-------- DATA RECORDS --------
# arkworks-rs/pcd

Measured on AMD Instinct MI355X. Metric: msm_mscalar_mul_per_s, higher is better.
Workload: dtype u32 (11 x 28-bit unsaturated Montgomery limbs, v_mad_u64_u32 with 64-bit column accumulators); 1 GPU; MNT4-298 G1 variable-base MSM, n=1048576 pairs per GPU (2^20 per GPU), proving-key bases and scalars resident in HBM, scalar distribution uniform; curve=MNT4-298, group=G1, log_n=20, window_bits=20, windows=15

## Files before the change

### pcd_amd/csrc/ec.hip.h

```cpp
#pragma once
#include <type_traits>
#include "fp.hip.h"

namespace pcd {

template <class F>
struct Jac {
  F X, Y, Z;
  PCD_HD static Jac infinity() { return {F::zero(), F::one(), F::zero()}; }
  PCD_HD bool is_inf() const { return Z.is_zero(); }
  static constexpr int WORDS = 3 * F::WORDS;
  static constexpr int ABI_WORDS = 3 * F::ABI_WORDS;
  PCD_HD static Jac load(const uint32_t* p) { return {F::load(p), F::load(p + F::WORDS), F::load(p + 2 * F::WORDS)}; }
  PCD_HD void store(uint32_t* p) const { X.store(p); Y.store(p + F::WORDS); Z.store(p + 2 * F::WORDS); }
  PCD_HD static Jac from_abi(const uint32_t* w) { return {F::from_abi(w), F::from_abi(w + F::ABI_WORDS), F::from_abi(w + 2 * F::ABI_WORDS)}; }
  PCD_HD void to_abi(uint32_t* w) const { X.to_abi(w); Y.to_abi(w + F::ABI_WORDS); Z.to_abi(w + 2 * F::ABI_WORDS); }
};

template <class F>
struct Aff {
  F x, y;
  static constexpr int WORDS = 2 * F::WORDS;
  static constexpr int ABI_WORDS = 2 * F::ABI_WORDS;
  PCD_HD bool is_inf() const { return x.is_raw_zero() && y.is_raw_zero(); }
// ... 298 lines not shown
    return o;
  }

  struct AccLz {
    typename F::Lz X;
    F Y, ZZ, ZZZ;
    bool inf;
  };
  static constexpr int ACC_WORDS = 4 * F::WORDS;
  PCD_HD static AccLz lz_infinity() { AccLz a; a.X = F::zero().lz(); a.Y = F::one(); a.ZZ = F::zero(); a.ZZZ = F::zero(); a.inf = true; return a; }
  PCD_HD static AccLz lz_from(const J& p) {
    AccLz a;
    a.inf = p.is_inf();
    a.X = p.X.lz(); a.Y = p.Y; a.ZZ = p.Z.sqr(); a.ZZZ = a.ZZ * p.Z;
    return a;
  }
  PCD_HD static J lz_to_jac(const AccLz& a) {
    if (a.inf) return J::infinity();
    return {F::lz_mul(a.X, a.ZZ.lz()), a.Y * a.ZZZ, a.ZZ};
  }
  PCD_HD static AccLz madd_lz(const AccLz& p, const A& q) {
    typedef typename F::Lz L;
    if (q.is_inf()) return p;
    if (p.inf) { AccLz o; o.X = q.x.lz(); o.Y = q.y; o.ZZ = F::one(); o.ZZZ = F::one(); o.inf = false; return o; }
    const L zz = p.ZZ.lz(), zzz = p.ZZZ.lz();
    const F U2 = F::lz_mul(q.x.lz(), zz);
    const F S2 = F::lz_mul(q.y.lz(), zzz);
    const L P = F::lz_carry(F::template lz_sub<2>(U2.lz(), p.X));
    const L R = F::lz_carry(F::template lz_sub<0>(S2.lz(), p.Y.lz()));
    const F PP = F::lz_sqr(P);
    const F RR = F::lz_sqr(R);
    if (PP.is_zero()) {
      if (!RR.is_zero()) return lz_infinity();
      return lz_from(dbl(lz_to_jac(p)));
    }
    const L pp = PP.lz();
    const F PPP = F::lz_mul(P, pp);
    const F Q = F::lz_mul(p.X, pp);
    AccLz o;
    o.inf = false;
    {
      L t;
#pragma unroll
      for (int i = 0; i < F::N; i++)
        t.v[i] = (int32_t)RR.v[i] - (int32_t)PPP.v[i] - (int32_t)(Q.v[i] << 1) + (int32_t)(F::Params::mod4(i) << 1);
      o.X = F::lz_carry(t);
    }
    const L t2 = F::template lz_sub<2>(Q.lz(), o.X);
    const L y1n = F::template lz_sub<0>(F::zero().lz(), p.Y.lz());
    const L ppp = PPP.lz();
    o.Y = F::lz_dot2(R, t2, y1n, ppp);
    o.ZZ = F::lz_mul(zz, pp);
    o.ZZZ = F::lz_mul(zzz, ppp);
    return o;
  }

  template <class ST>
  PCD_HD static void madd_lz_st(ST& st, const A& q) {
    typedef typename F::Lz L;
    if (q.is_inf()) return;
    if (st.inf()) { st.st(0, q.x); st.st(1, q.y); st.st(2, F::one()); st.st(3, F::one()); st.inf() = false; return; }
    auto as_lz = [](const F& f) { L l;
#pragma unroll
      for (int i = 0; i < F::N; i++) l.v[i] = (int32_t)f.v[i];
      return l; };
    auto as_f = [](const L& l) { F f;
#pragma unroll
      for (int i = 0; i < F::N; i++) f.v[i] = (uint32_t)l.v[i];
      return f; };
    const F U2 = F::lz_mul(q.x.lz(), st.ld(2).lz());
    const F S2 = F::lz_mul(q.y.lz(), st.ld(3).lz());
    const L P = F::lz_carry(F::template lz_sub<2>(U2.lz(), as_lz(st.ld(0))));
    const L R = F::lz_carry(F::template lz_sub<0>(S2.lz(), st.ld(1).lz()));
    const F PP = F::lz_sqr(P);
    const F RR = F::lz_sqr(R);
    if (PP.is_zero()) {
      AccLz p;
      p.X = as_lz(st.ld(0)); p.Y = st.ld(1); p.ZZ = st.ld(2); p.ZZZ = st.ld(3); p.inf = false;
      AccLz o = RR.is_zero() ? lz_from(dbl(lz_to_jac(p))) : lz_infinity();
      st.st(0, as_f(o.X)); st.st(1, o.Y); st.st(2, o.ZZ); st.st(3, o.ZZZ); st.inf() = o.inf;
      return;
    }
    const L pp = PP.lz();
    const F PPP = F::lz_mul(P, pp);
    const F Q = F::lz_mul(as_lz(st.ld(0)), pp);
    L x3;
    {
      L t;
#pragma unroll
      for (int i = 0; i < F::N; i++)
        t.v[i] = (int32_t)RR.v[i] - (int32_t)PPP.v[i] - (int32_t)(Q.v[i] << 1) + (int32_t)(F::Params::mod4(i) << 1);
      x3 = F::lz_carry(t);
    }
    const L t2 = F::template lz_sub<2>(Q.lz(), x3);
    st.st(0, as_f(x3));
    const L ppp = PPP.lz();
    {
      const L y1n = F::template lz_sub<0>(F::zero().lz(), st.ld(1).lz());
      st.st(1, F::lz_dot2(R, t2, y1n, ppp));
    }
    st.st(2, F::lz_mul(st.ld(2).lz(), pp));
    st.st(3, F::lz_mul(st.ld(3).lz(), ppp));
  }

  PCD_HD static J mul_w4(const J& p, const uint32_t* k, int nwords, J* table) {
    table[0] = p;
// ... 177 lines not shown
```

### pcd_amd/csrc/fp.hip.h

```cpp
#pragma once
#include <hip/hip_runtime.h>
#include <stdint.h>

#if defined(__HIP_DEVICE_COMPILE__) && !defined(PCD_NO_KEEP_CHAIN)
__device__ __attribute__((weak)) int64_t pcd_never_s = INT64_MIN;
__device__ __attribute__((weak)) uint64_t pcd_never_u = UINT64_MAX;
#define PCD_KEEP_S(acc) __builtin_assume((acc) != pcd_never_s)
#if defined(PCD_KEEP_CHAIN_UNSIGNED)
#define PCD_KEEP_U(acc) __builtin_assume((acc) != pcd_never_u)
#else
#define PCD_KEEP_U(acc) do { if constexpr (N > 11) __builtin_assume((acc) != pcd_never_u); } while (0)
#endif
#if defined(PCD_KEEP_CHAIN_UNSIGNED)
#define PCD_KEEP_UM(acc) __builtin_assume((acc) != pcd_never_u)
#else
#define PCD_KEEP_UM(acc) do { if constexpr (N > 11 && INLINE_ARITH) __builtin_assume((acc) != pcd_never_u); } while (0)
#endif
#else
#define PCD_KEEP_S(acc) ((void)0)
#define PCD_KEEP_U(acc) ((void)0)
#define PCD_KEEP_UM(acc) ((void)0)
#endif


// ... 362 lines not shown
    return r; }
  PCD_HD static Fp lz_dot4(const Lz& a0, const Lz& b0, const Lz& a1, const Lz& b1, const Lz& a2, const Lz& b2, const Lz& a3, const Lz& b3) {
    int32_t m[N];
    int64_t acc = 0;
    PCD_LZ_WIDE_DECL
#pragma unroll
    for (int k = 0; k < N; k++) {
#pragma unroll
      for (int i = 0; i <= k; i++) {
        acc += (int64_t)a0.v[i] * b0.v[k - i]; PCD_KEEP_S(acc); PCD_LZ_WIDE_MAC(a0.v[i], b0.v[k - i])
        acc += (int64_t)a1.v[i] * b1.v[k - i]; PCD_KEEP_S(acc); PCD_LZ_WIDE_MAC(a1.v[i], b1.v[k - i])
        acc += (int64_t)a2.v[i] * b2.v[k - i]; PCD_KEEP_S(acc); PCD_LZ_WIDE_MAC(a2.v[i], b2.v[k - i])
        acc += (int64_t)a3.v[i] * b3.v[k - i]; PCD_KEEP_S(acc); PCD_LZ_WIDE_MAC(a3.v[i], b3.v[k - i])
      }
#pragma unroll
      for (int i = 0; i < k; i++) { acc += (int64_t)m[i] * (int32_t)P::mod(k - i); PCD_KEEP_S(acc); PCD_LZ_WIDE_MAC(m[i], P::mod(k - i)) }
      m[k] = (int32_t)(((uint32_t)acc * P::INV) & MASK);
      acc += (int64_t)m[k] * (int32_t)P::mod(0); PCD_KEEP_S(acc);
      PCD_LZ_WIDE_MAC(m[k], P::mod(0))
      PCD_LZ_WIDE_CHECK();
      acc >>= 28;
    }
    Fp r;
#pragma unroll
    for (int k = N; k < 2 * N - 1; k++) {
#pragma unroll
      for (int i = k - N + 1; i < N; i++) {
        acc += (int64_t)a0.v[i] * b0.v[k - i]; PCD_KEEP_S(acc); PCD_LZ_WIDE_MAC(a0.v[i], b0.v[k - i])
        acc += (int64_t)a1.v[i] * b1.v[k - i]; PCD_KEEP_S(acc); PCD_LZ_WIDE_MAC(a1.v[i], b1.v[k - i])
        acc += (int64_t)a2.v[i] * b2.v[k - i]; PCD_KEEP_S(acc); PCD_LZ_WIDE_MAC(a2.v[i], b2.v[k - i])
        acc += (int64_t)a3.v[i] * b3.v[k - i]; PCD_KEEP_S(acc); PCD_LZ_WIDE_MAC(a3.v[i], b3.v[k - i])
      }
#pragma unroll
      for (int i = k - N + 1; i < N; i++) { acc += (int64_t)m[i] * (int32_t)P::mod(k - i); PCD_KEEP_S(acc); PCD_LZ_WIDE_MAC(m[i], P::mod(k - i)) }
      r.v[k - N] = (uint32_t)acc & MASK;
      PCD_LZ_WIDE_CHECK();
      acc >>= 28;
    }
    if (acc < 0 || acc >= ((int64_t)1 << 28)) {
#if defined(PCD_LZ_CHECK) && !defined(__HIP_DEVICE_COMPILE__)
      abort();
#endif
    }
    r.v[N - 1] = (uint32_t)acc;
    return r;
  }
  PCD_HD static Fp lz_mul(const Lz& a, const Lz& b) { return lz_dot<1>(a, b, a, b); }
  PCD_HD static Fp lz_dot2(const Lz& a0, const Lz& b0, const Lz& a1, const Lz& b1) { return lz_dot<2>(a0, b0, a1, b1); }
  PCD_HD static Fp lz_sqr(const Lz& a) {
    int32_t m[N], a2[N];
#pragma unroll
    for (int i = 0; i < N; i++) a2[i] = a.v[i] * 2;
    int64_t acc = 0;
#pragma unroll
    for (int k = 0; k < N; k++) {
#pragma unroll
      for (int i = 0; 2 * i < k; i++) { acc += (int64_t)a2[i] * a.v[k - i]; PCD_KEEP_S(acc); }
      if ((k & 1) == 0) { acc += (int64_t)a.v[k / 2] * a.v[k / 2]; PCD_KEEP_S(acc); }
#pragma unroll
      for (int i = 0; i < k; i++) { acc += (int64_t)m[i] * (int32_t)P::mod(k - i); PCD_KEEP_S(acc); }
      m[k] = (int32_t)(((uint32_t)acc * P::INV) & MASK);
      acc += (int64_t)m[k] * (int32_t)P::mod(0); PCD_KEEP_S(acc);
      acc >>= 28;
    }
    Fp r;
#pragma unroll
    for (int k = N; k < 2 * N - 1; k++) {
#pragma unroll
      for (int i = k - N + 1; 2 * i < k; i++) { acc += (int64_t)a2[i] * a.v[k - i]; PCD_KEEP_S(acc); }
      if ((k & 1) == 0) { acc += (int64_t)a.v[k / 2] * a.v[k / 2]; PCD_KEEP_S(acc); }
#pragma unroll
      for (int i = k - N + 1; i < N; i++) { acc += (int64_t)m[i] * (int32_t)P::mod(k - i); PCD_KEEP_S(acc); }
      r.v[k - N] = (uint32_t)acc & MASK;
      acc >>= 28;
    }
    r.v[N - 1] = (uint32_t)acc;
    return r;
  }

  template <int TERMS>
  __host__ __device__ __noinline__ static void dot_call(Fp& out, const Fp& a0, const Fp& b0, const Fp& a1, const Fp& b1, const Fp& a2,
                                                        const Fp& b2) {
    dot_impl<TERMS>(out, a0, b0, a1, b1, a2, b2);
  }
  template <int TERMS>
  PCD_HD static void dot(Fp& out, const Fp& a0, const Fp& b0, const Fp& a1, const Fp& b1, const Fp& a2, const Fp& b2) {
    if constexpr (INLINE_ARITH) dot_impl<TERMS>(out, a0, b0, a1, b1, a2, b2); else dot_call<TERMS>(out, a0, b0, a1, b1, a2, b2);
  }
  template <int TERMS>
  PCD_HD static void dot_impl(Fp& out, const Fp& a0, const Fp& b0, const Fp& a1, const Fp& b1, const Fp& a2, const Fp& b2) {
    uint32_t m[N];
    uint64_t acc = 0;
#pragma unroll
    for (int k = 0; k < N; k++) {
#pragma unroll
      for (int i = 0; i <= k; i++) {
        acc += (uint64_t)a0.v[i] * b0.v[k - i]; PCD_KEEP_U(acc);
        acc += (uint64_t)a1.v[i] * b1.v[k - i]; PCD_KEEP_U(acc);
        if (TERMS == 3) { acc += (uint64_t)a2.v[i] * b2.v[k - i]; PCD_KEEP_U(acc); }
      }
#pragma unroll
      for (int i = 0; i < k; i++) { acc += (uint64_t)m[i] * P::mod(k - i); PCD_KEEP_U(acc); }
      m[k] = ((uint32_t)acc * P::INV) & MASK;
      acc += (uint64_t)m[k] * P::mod(0); PCD_KEEP_U(acc);
      acc >>= 28;
    }
    int32_t r[N];
#pragma unroll
    for (int k = N; k < 2 * N - 1; k++) {
#pragma unroll
      for (int i = k - N + 1; i < N; i++) {
        acc += (uint64_t)a0.v[i] * b0.v[k - i]; PCD_KEEP_U(acc);
        acc += (uint64_t)a1.v[i] * b1.v[k - i]; PCD_KEEP_U(acc);
        if (TERMS == 3) { acc += (uint64_t)a2.v[i] * b2.v[k - i]; PCD_KEEP_U(acc); }
      }
#pragma unroll
      for (int i = k - N + 1; i < N; i++) { acc += (uint64_t)m[i] * P::mod(k - i); PCD_KEEP_U(acc); }
      r[k - N] = (int32_t)((uint32_t)acc & MASK);
      acc >>= 28;
    }
    r[N - 1] = (int32_t)(uint32_t)acc;
    if (TERMS == 3) { out = norm_reduce<false>(r); return; }
#pragma unroll
    for (int i = 0; i < N; i++) out.v[i] = (uint32_t)r[i];
  }
  PCD_HD static Fp dot2(const Fp& a0, const Fp& b0, const Fp& a1, const Fp& b1) { Fp o; dot<2>(o, a0, b0, a1, b1, a0, a0); return o; }
// ... 484 lines not shown
```

### pcd_amd/csrc/msm.hip.h

```cpp
#pragma once
#include <cstdlib>
#include <math.h>

#include <algorithm>
#include <atomic>
#include <type_traits>
#include <vector>

#include "ec.hip.h"

namespace pcd {
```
--------
=== TASK STATEMENT ===
Write the "### pcd_amd/csrc/msm.hip.h" line and all later lines exactly. Stop at the end of the data.

=== ANSWER FOR THIS EXERCISE ===
### pcd_amd/csrc/msm.hip.h

```cpp
#pragma once
#include <cstdlib>
#include <math.h>

#include <algorithm>
#include <atomic>
#include <type_traits>
#include <vector>

#include "ec.hip.h"

namespace pcd {
```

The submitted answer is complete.